11-18-2016 | Complications | News

Pros and cons to existing prediabetes measures highlighted

medwireNews: Prediabetes measures are highly variable in their sensitivity and specificity for predicting the long-term risk of diabetes and its major clinical complications, shows an analysis of the Atherosclerosis Risk in Communities (ARIC) cohort.

As reported in The Lancet Diabetes & Endocrinology, Elizabeth Selvin (Johns Hopkins Bloomberg School of Public Health, Baltimore, Maryland, USA) and colleagues found that the American Diabetes Association (ADA) fasting glucose prediabetes definition (5.6–6.9 mmol/L) was the most sensitive of the five they studied.

It was 73% sensitive for incident diabetes over 10 years, and was between 46% and 54% sensitive for the major complications of chronic kidney disease, atherosclerotic cardiovascular disease, peripheral vascular disease, and all-cause mortality in 10,844 participants who attended visit 2 of the ARIC study.

However, prediabetes according to this definition was present in 38% of the patients, and, in an accompanying commentary, Lydia Makaroff (University of Leuven, Belgium) notes that “more than one in three people in this population would be diagnosed with a medical condition with the ADA fasting glucose definition, despite their relatively low risk of morbidity and mortality.”

Prediabetes according to the World Health Organization (WHO) fasting glucose definition, of 6.1–6.9 mmol/L, was present in fewer participants, at 11%, but was much less sensitive, at 41% for incident diabetes and 15–19% for major complications.

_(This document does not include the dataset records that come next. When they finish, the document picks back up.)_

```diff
@@ -2093,19 +2168,10 @@
     }
 }
 
-__global__ void __launch_bounds__(kBlock) k_gd_claim_pockets(Grid g, Targets t, int* owner) {
-    AKB_CHAIN_PRIORITY();
+__device__ __forceinline__ void claim_pockets_part(const Grid& g, const Targets& t, int* owner, unsigned b, unsigned nb) {
     const int64_t nc2 = 2 * ncells(g);
     const int lane = threadIdx.x & 63, nw = blockDim.x >> 6;
-    __shared__ double sax[2 * kClaimAxisLds];
-    if (t.mx <= kClaimAxisLds && t.my <= kClaimAxisLds) {
-        for (int i = threadIdx.x; i < t.mx; i += blockDim.x) sax[i] = t.gx[i];
-        for (int i = threadIdx.x; i < t.my; i += blockDim.x) sax[kClaimAxisLds + i] = t.gy[i];
-        __syncthreads();
-        t.gx = sax;
-        t.gy = sax + kClaimAxisLds;
-    }
-    for (int64_t j = (int64_t)blockIdx.x * nw + (threadIdx.x >> 6); j < g.npock; j += (int64_t)gridDim.x * nw) {
+    for (int64_t j = (int64_t)b * nw + (threadIdx.x >> 6); j < g.npock; j += (int64_t)nb * nw) {
         const Tri T = tri_verts(g, nc2 + j);
         int c0, c1, r0, r1;
         tri_box(g, t, T, c0, c1, r0, r1);
@@ -2116,6 +2182,18 @@
             claim_one(g, t, T, (int)(nc2 + j), r, c, owner);
         }
     }
+}
+__global__ void __launch_bounds__(kBlock) k_gd_claim_pockets(Grid g, Targets t, int* owner) {
+    AKB_CHAIN_PRIORITY();
+    __shared__ double sax[2 * kClaimAxisLds];
+    if (t.mx <= kClaimAxisLds && t.my <= kClaimAxisLds) {
+        for (int i = threadIdx.x; i < t.mx; i += blockDim.x) sax[i] = t.gx[i];
+        for (int i = threadIdx.x; i < t.my; i += blockDim.x) sax[kClaimAxisLds + i] = t.gy[i];
+        __syncthreads();
+        t.gx = sax;
+        t.gy = sax + kClaimAxisLds;
+    }
+    claim_pockets_part(g, t, owner, blockIdx.x, gridDim.x);
 }
 
 struct CTIn {
@@ -2576,6 +2654,11 @@
 
 namespace {
 
+inline unsigned claim_pockets_grid(int npock) {
+    const int64_t pw = ((int64_t)npock + kBlock / 64 - 1) / (kBlock / 64);
+    return (unsigned)(pw < 16384 ? pw : 16384);
+}
+
 int cone_claims(const Grid& g, const Targets& t, int with_pockets, int* owner, hipStream_t s, uint8_t* scratch = nullptr) {
     const int64_t m = (int64_t)t.mx * t.my;
     k_fill_i32<<<grid_for(m, 4), kBlock, 0, s>>>(owner, m, INT32_MAX);
@@ -2601,9 +2684,14 @@
     return 0;
 }
 
+struct ConeFinish {
+    unsigned long long* status;
+    double tol;
+    int* owner;
+};
 int cone_part(const Grid& g, const Targets& t, int64_t own0, int64_t own1, int band_on, const double* f, int nvals,
               int K, const double* omegas, void* work, const int* owner, double* out, double* cnt,
-              unsigned long long* d_change, hipStream_t s) {
+              unsigned long long* d_change, hipStream_t s, const ConeFinish* fin = nullptr) {
     const int64_t n = (int64_t)g.nv * g.nh, m = (int64_t)t.mx * t.my;
     const int64_t L = 2 * (int64_t)(g.nh - 1) + 2 * (int64_t)(g.nv - 1);
     double* gb[3];
@@ -2613,11 +2701,25 @@
     uint8_t* assigned = (uint8_t*)(cells + m);
     int* count = (int*)(((uintptr_t)(assigned + m) + 7) & ~(uintptr_t)7);
     int* band = count + 1;
-    if (hipMemsetAsync(count, 0, 2 * sizeof(int), s) != hipSuccess) return launch_status("hipMemsetAsync");
-    k_gd_cone_assign<<<grid_for(m, 1), kBlock, 0, s>>>(g, owner, m, K, own0, own1, band_on, cells, count, band,
-                                                      assigned);
-    int st = launch_status("k_gd_cone_assign");
-    if (st) return st;
+    const bool lead = fin && K >= 2 && band_on && d_change;
+    int st = 0;
+    if (fin && !lead) {
+        if (hipMemsetAsync(fin->status, 0, sizeof(unsigned long long), s) != hipSuccess ||
+            (d_change && hipMemsetAsync(d_change, 0, 2 * sizeof(unsigned long long), s) != hipSuccess))
+            return launch_status("hipMemsetAsync");
+        if (g.npock > 0) {
+            k_gd_check_pockets<<<grid_for(g.npock), kBlock, 0, s>>>(g, fin->tol, (unsigned*)fin->status);
+            if ((st = launch_status("k_gd_check_pockets"))) return st;
+            k_gd_claim_pockets<<<claim_pockets_grid(g.npock), kBlock, 0, s>>>(g, t, fin->owner);
+            if ((st = launch_status("k_gd_claim_pockets"))) return st;
+        }
+    }
+    if (!lead) {
+        if (hipMemsetAsync(count, 0, 2 * sizeof(int), s) != hipSuccess) return launch_status("hipMemsetAsync");
+        k_gd_cone_assign<<<grid_for(m, 1), kBlock, 0, s>>>(g, owner, m, K, own0, own1, band_on, cells, count, band,
+                                                          assigned);
+        if ((st = launch_status("k_gd_cone_assign"))) return st;
+    }
     ConeStep steps[kConeMaxK + 1];
     steps[0] = ConeStep{0, 1.0};
     for (int j = 1; j <= K; ++j)
@@ -2636,7 +2738,7 @@
             const int bslot = (int)(bt0.band_launches % kPatchEvents);
             if (bt0.on) (void)hipEventRecord(bt0.bev[bslot][0], s);
             int32_t* slots = (int32_t*)((double*)work + 3 * (int64_t)nv2 * n * 2);
-            if (v == 0) {
+            if (v == 0 && !lead) {
                 k_gd_chord_slots<<<grid_for(L), kBlock, 0, s>>>(g, slots, L);
                 if ((st = launch_status("k_gd_chord_slots"))) return st;
             }
@@ -2645,8 +2747,17 @@
                 const double* gprev = j >= 3 ? gb[(j + 1) % 3] : nullptr;
                 const BandTiles bt = band_tiles(g.nv, g.nh, 2 * K + 3 - j);
                 const ConeBand a{fv, gin, gprev, gb[j % 3], steps[j], band, patch_timer().band_clk ? patch_timer().clk : nullptr,
-                                 slots};
-                k_gd_cone_band<<<band_grid(bt, L), kBandThreads, 0, s>>>(g, bt, a);
+                                 lead && v == 0 && j == 1 ? nullptr : slots};
+                if (lead && v == 0 && j <= 2) {
+                    const unsigned nclaim = g.npock > 0 ? claim_pockets_grid(g.npock) : 0u;
+                    const unsigned ncheck = g.npock > 0 ? grid_for(g.npock) : 0u;
+                    const BandLead ld{j == 1 ? 1 + nclaim : ncheck + grid_for(m, 1), fin->status, d_change, count, t,
+                                      fin->owner, slots, fin->tol, ncheck, m, own0, own1, K, band_on, cells, assigned};
+                    if (j == 1) k_gd_cone_band_lead<1><<<ld.nrid + band_grid(bt, L), kBandThreads, 0, s>>>(g, bt, a, ld);
+                    else k_gd_cone_band_lead<2><<<ld.nrid + band_grid(bt, L), kBandThreads, 0, s>>>(g, bt, a, ld);
+                } else {
+                    k_gd_cone_band<<<band_grid(bt, L), kBandThreads, 0, s>>>(g, bt, a);
+                }
                 if ((st = launch_status("k_gd_cone_band"))) return st;
             }
             if (d_change) {
@@ -2757,6 +2868,25 @@
                      d_change, (hipStream_t)stream);
 }
 
+int akb_gd_cone_finish_f64(const double* x, const double* y, int nv, int nh, const uint8_t* diag, int npock,
+                           const int32_t* ptri, const int32_t* pnbr, const int32_t* edge_tri, const int32_t* xptr,
+                           const int32_t* xidx, double tol, unsigned long long* d_status, const double* gx, int mx,
+                           const double* gy, int my, const double* f, int nvals, int K, const double* omegas, void* work,
+                           int* owner, double* out, unsigned long long* d_change, void* stream) {
+    clear_error();
+    AKB_REQUIRE(x && y && diag && gx && gy && f && omegas && work && owner && out && mx > 0 && my > 0 && nvals >= 1,
+                "bad arguments");
+    AKB_REQUIRE(d_status && d_change, "the status word and the change words");
+    AKB_REQUIRE(K >= 1 && K <= kConeMaxK, "K sweeps in 1 .. 14");
+    AKB_REQUIRE(nv >= 2 && nh >= 2, "grid of at least 2 x 2 points");
+    AKB_REQUIRE(xptr && xidx && (npock == 0 || (ptri && pnbr && edge_tri)), "the band needs the pockets");
+    for (int j = 2; j <= K; ++j) AKB_REQUIRE(omegas[j - 1] > 0 && omegas[j - 1] < 2, "Chebyshev weight outside (0, 2)");
+    Grid g{x, y, nv, nh, diag, npock, ptri, pnbr, edge_tri, xptr, xidx};
+    const ConeFinish fin{d_status, tol, owner};
+    return cone_part(g, Targets{gx, gy, mx, my}, 0, (int64_t)nv * nh, 1, f, nvals, K, omegas, work, owner, out, nullptr,
+                     d_change, (hipStream_t)stream, &fin);
+}
+
 int akb_gd_claims_f64(const double* x, const double* y, int nv, int nh, const uint8_t* diag, int npock,
                       const int32_t* ptri, const int32_t* pnbr, const int32_t* edge_tri, int row0, int row1,
                       int with_pockets, const double* gx, int mx, const double* gy, int my, int* owner, void* work,
diff --git a/akbraytracing_amd/faithful.py b/akbraytracing_amd/faithful.py
--- a/akbraytracing_amd/faithful.py
+++ b/akbraytracing_amd/faithful.py
@@ -248,16 +248,13 @@
             edge, xptr, xidx = pk[o["edge"]:o["edge"] + Lr], pk[o["xptr"]:o["xptr"] + Lr + 1], pk[o["xidx"]:o["len"] + 1]
             tri = (D.ptr(t.y), D.ptr(t.z), self.nv, self.nh, D.ptr(s["diag"]), t.npock, D.ptr(ptri), D.ptr(pnbr),
                    D.ptr(edge))
-            self.words[:3].zero_()
-            _lib.check(L.akb_gd_check_pockets(*tri, self.tol, D.ptr(self.status), sh))
             m = self.size
             axes = s["axes"]
             gx, gy = axes[:m], axes[m:2 * m]
-            _lib.check(L.akb_gd_claim_pockets_f64(D.ptr(t.y), D.ptr(t.z), self.nv, self.nh, D.ptr(s["diag"]), t.npock,
-                                                  D.ptr(ptri), D.ptr(gx), m, D.ptr(gy), m, D.ptr(s["owner"]), sh))
-            _lib.check(L.akb_gd_cone_solve_f64(*tri, D.ptr(xptr), D.ptr(xidx), D.ptr(gx), m, D.ptr(gy), m,
-                                               D.ptr(t.f), 1, self.sweeps, self._omegas, D.ptr(self.work),
-                                               D.ptr(s["owner"]), D.ptr(self.map), D.ptr(self.change), sh))
+            _lib.check(L.akb_gd_cone_finish_f64(*tri, D.ptr(xptr), D.ptr(xidx), self.tol, D.ptr(self.status),
+                                                D.ptr(gx), m, D.ptr(gy), m, D.ptr(t.f), 1, self.sweeps, self._omegas,
+                                                D.ptr(self.work), D.ptr(s["owner"]), D.ptr(self.map),
+                                                D.ptr(self.change), sh))
             t.result = self._post_psf(st, axes, psf_events, post_events)
             if events is not None:
                 events[1].record(st)
diff --git a/include/akb_raytrace.h b/include/akb_raytrace.h
--- a/include/akb_raytrace.h
+++ b/include/akb_raytrace.h
@@ -286,6 +286,11 @@
                           const int32_t* xidx, const double* gx, int mx, const double* gy, int my, const double* f,
                           int nvals, int K, const double* omegas, void* work, const int* owner, double* out,
                           unsigned long long* d_change, void* stream);
+int akb_gd_cone_finish_f64(const double* x, const double* y, int nv, int nh, const uint8_t* diag, int npock,
+                           const int32_t* ptri, const int32_t* pnbr, const int32_t* edge_tri, const int32_t* xptr,
+                           const int32_t* xidx, double tol, unsigned long long* d_status, const double* gx, int mx,
+                           const double* gy, int my, const double* f, int nvals, int K, const double* omegas, void* work,
+                           int* owner, double* out, unsigned long long* d_change, void* stream);
 
 int akb_gd_cells_window_f64(const double* x, const double* y, int nv, int nh, int row0, int row1, uint8_t* diag,
                             double tol, unsigned* d_flags, void* stream);
```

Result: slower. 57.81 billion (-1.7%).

However, it had good specificity, at 91% and 88–89%, respectively.

Both of the glycated hemoglobin (HbA1c) definitions studied had similar specificity to each other and to the WHO fasting glucose definition for incident diabetes and complications. Neither had good sensitivity, however, although the ADA definition of HbA1c cutoff (5.7–6.4%) was more sensitive than the narrower International Expert Committee definition (6.0–6.4%).

The team also tested the predictive ability of the ADA and WHO 2-hour glucose concentration prediabetes definition (7.8–11.0 mmol/L) among 7194 participants who attended study visit 4, but did not find any “meaningful differences” in its predictive ability compared with the fasting glucose definitions.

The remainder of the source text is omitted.